Может быть, и я уже погибаю?
Sagesse
O, mon amant, pourquoi tes yeux sont-ils si lourds;
Pourquoi ton front si triste et ta bouche si lasse?
Regarde je suis belle et si riche d’amour! –
– Pardonne moi. C’est qu’un sage m’a dit «tout passe» [519].
Июль, 11, четверг
Дневники ведут одинокие люди – Гонкуры, Стендаль, Блок. Я очень одинока, но дневник не веду. Мне – трудно. Одиночество мое тяжело не тем, что оно неразделенное, а тем, что разделенным не может быть никогда и ни при каких условиях.

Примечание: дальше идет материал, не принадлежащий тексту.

template <int R, bool TDH = true>
__device__ __forceinline__ void fused_head(const FusedP& p, const float* __restrict__ params, float* __restrict__ acts, int net, int row0,
                                           int buf_ld4, int wave, int lane) {
  constexpr int NW = FUSED_NW;
  const int r = lane & 31, h = lane >> 5;
  const int Kh = p.dims[p.n_hidden], K8 = Kh >> 3, N = p.head_n;
  const float* W = params + (long long)net * p.net_stride + p.head_w_off;
  const float4* wp = reinterpret_cast<const float4*>(W + (long long)min(r, N - 1) * Kh) + h;
  const float4* lds4 = reinterpret_cast<const float4*>(fsm);
  const int per = (K8 + NW - 1) / NW, k0 = wave * per, k1 = min(K8, k0 + per);
  f32x16f acc[R];
#pragma unroll
  for (int i = 0; i < R; ++i)
#pragma unroll
    for (int e = 0; e < 16; ++e) acc[i][e] = 0.f;
  for (int k8 = k0; k8 < k1; ++k8) {
    const float4 w4 = wp[2 * k8];
#pragma unroll
    for (int i = 0; i < R; ++i) {
      const float4 a4 = lds4[(32 * i + r) * buf_ld4 + 2 * k8 + h];
      acc[i] = __builtin_amdgcn_mfma_f32_32x32x2f32(w4.x, a4.x, acc[i], 0, 0, 0);
      acc[i] = __builtin_amdgcn_mfma_f32_32x32x2f32(w4.y, a4.y, acc[i], 0, 0, 0);
      acc[i] = __builtin_amdgcn_mfma_f32_32x32x2f32(w4.z, a4.z, acc[i], 0, 0, 0);
      acc[i] = __builtin_amdgcn_mfma_f32_32x32x2f32(w4.w, a4.w, acc[i], 0, 0, 0);
    }
  }
  const bool td = TDH && p.td_dz != nullptr;
  constexpr int TDI = 2 * R;
  float tdt[TDI], tdr[TDI], tdd[TDI];
  if (td && ((wave * 64 + lane) & 31) == 0) {
#pragma unroll
    for (int k = 0; k < TDI; ++k) {
      const long long m = min(row0 + ((wave * 64 + lane) >> 5) + 16 * k, p.B - 1);
      tdt[k] = fminf(p.td_qt[m * p.head_ld], p.td_qt[((long long)p.B + m) * p.head_ld]);
      tdr[k] = p.td_rew[m]; tdd[k] = p.td_done[m];
    }
  }
  auto part_at = [&](int x) { return td ? (x >> 8) * p.buf_ld + Kh + (x & 255) : x; };
  __syncthreads();
#pragma unroll
  for (int i = 0; i < R; ++i)
#pragma unroll
    for (int e = 0; e < 16; ++e) fsm[part_at(((wave * R + i) * 16 + e) * 64 + lane)] = acc[i][e];
  __syncthreads();
  const float* bias = params + (long long)net * p.net_stride + p.head_b_off;
  float* out = acts + p.head_a_off + (long long)net * p.B * p.head_ld;
  const int tdbase = 32 * R * p.buf_ld;
  int ok = 0;
  for (int o = wave * 64 + lane; o < 32 * R * p.head_ld; o += 64 * NW, ++ok) {
    const int row = o / p.head_ld, c = o - row * p.head_ld;
    if (row0 + row >= p.B) {
      if (td && c == 0) { fsm[tdbase + row] = 0.f; fsm[tdbase + 32 * R + row] = 0.f; }
      continue;
    }
    float x = 0.f;
    if (c < N) {
      const int i = row >> 5, ln = (row & 31) + 32 * ((c >> 2) & 1), e = 4 * (c >> 3) + (c & 3);
      float s = 0.f;
#pragma unroll
      for (int w = 0; w < NW; ++w) s += fsm[part_at(((w * R + i) * 16 + e) * 64 + ln)];
      x = s + bias[c];
      if (p.qc) p.qc[(long long)net * p.B + row0 + row] = x;
      if (td) {
        float tq = tdt[0], tr = tdr[0], tn = tdd[0];
#pragma unroll
        for (int k = 1; k < TDI; ++k)
          if (ok == k) { tq = tdt[k]; tr = tdr[k]; tn = tdd[k]; }
        const float y = tr + ((1.f - tn) * p.td_gamma_n) * tq;
        const float dq = x - y;
        fsm[tdbase + row] = p.td_two_over_b * dq;
        fsm[tdbase + 32 * R + row] = dq * dq;
      }
      if (p.head_epi == HEAD_TANH) x = tanhf(x);
      else if (p.head_epi == HEAD_TANH_NOISE) {
        x = tanhf(x);
        float nz = p.noise_std * p.draw[(long long)(row0 + row) * N + c];
        nz = fminf(fmaxf(nz, -p.noise_clip), p.noise_clip);
        x = fminf(fmaxf(x + nz, -1.f), 1.f);
      }
      if (p.out2 && net == 0) p.out2[(long long)(row0 + row) * p.ld_out2 + c] = x;
    }
    out[(long long)(row0 + row) * p.head_ld + c] = x;
  }
  if (!td) return;
  __syncthreads();
  const int kq = Kh >> 2;
  const int tile = row0 / (32 * R);
  float* dz = p.td_dz + ((long long)net * p.B + row0) * Kh;
  constexpr int RW = 32 * R / NW;
  float* hp = p.td_head_part + ((long long)tile * p.n_nets + net) * p.td_part_floats;
  for (int q0 = 0; q0 < kq; q0 += 64) {
    const int q = q0 + lane;
    float4 s = make_float4(0.f, 0.f, 0.f, 0.f);
    if (q < kq) {
      const float4 w4 = *reinterpret_cast<const float4*>(W + 4 * q);
#pragma unroll
      for (int u = 0; u < RW; ++u) {
        const int row = wave * RW + u;
        const float dn = fsm[tdbase + row];
        const float4 h4 = lds4[row * buf_ld4 + q];
        s.x += dn * h4.x; s.y += dn * h4.y; s.z += dn * h4.z; s.w += dn * h4.w;
        float4 a = make_float4(dn * w4.x, dn * w4.y, dn * w4.z, dn * w4.w);
        a.x = h4.x > 0.f ? a.x : a.x * (h4.x + 1.f);
        a.y = h4.y > 0.f ? a.y : a.y * (h4.y + 1.f);
        a.z = h4.z > 0.f ? a.z : a.z * (h4.z + 1.f);
        a.w = h4.w > 0.f ? a.w : a.w * (h4.w + 1.f);
        if (row0 + row < p.B) *reinterpret_cast<float4*>(dz + (long long)row * Kh + 4 * q) = a;
      }
    }
    __syncthreads();
    if (q < kq) *reinterpret_cast<float4*>(&fsm[wave * p.buf_ld + Kh + 4 * lane]) = s;
    __syncthreads();
    if (wave == 0 && q < kq) {
      float4 t = *reinterpret_cast<const float4*>(&fsm[Kh + 4 * lane]);
#pragma unroll
      for (int w = 1; w < NW; ++w) {
        const float4 v = *reinterpret_cast<const float4*>(&fsm[w * p.buf_ld + Kh + 4 * lane]);
        t.x += v.x; t.y += v.y; t.z += v.z; t.w += v.w;
      }
      *reinterpret_cast<float4*>(hp + 4 * q) = t;
    }
  }
  if (wave == 1) {
    float db = lane < 32 * R ? fsm[tdbase + lane] : 0.f, ls = lane < 32 * R ? fsm[tdbase + 32 * R + lane] : 0.f;
    db = wave_sum(db); ls = wave_sum(ls);
    if (lane < 32) hp[Kh + lane] = lane == 0 ? db : 0.f;
    if (lane == 0) p.td_loss_part[(long long)tile * p.n_nets + net] = ls;
  }
}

Жара. Завтра еду в Пушкин, на прошлогоднюю дачу, оттуда вчера – после месяца отдыха – вернулся брат.
Июль, 21, воскресенье
Почти беспрерывно думаю о словах Ленина, сказанных им в годы разрухи, голода и всероссийского тифа: «Или социализм уничтожит вошь, или вошь пожрет социализм» [520]. Если только aut-aut [521]. И вот теперь кстати выдвинуть снова на первое место эти жестокие, умные и видящие слова.
Вошь жрет социализм – обывательская вошь в образе многомиллионного советского мещанина. Жрет с наслаждением и с остервенением.
И еще – о диалектике, о качестве и количестве. Если сейчас «количественная подготовка» дает основание думать о переходе в новое качественное состояние чистых занавесок с геранями, маникюра, перманента и фокстрота, с самодовольным и микроскопическим кругозором семейной зажиточности и газетных прописных истин, мне делается страшно.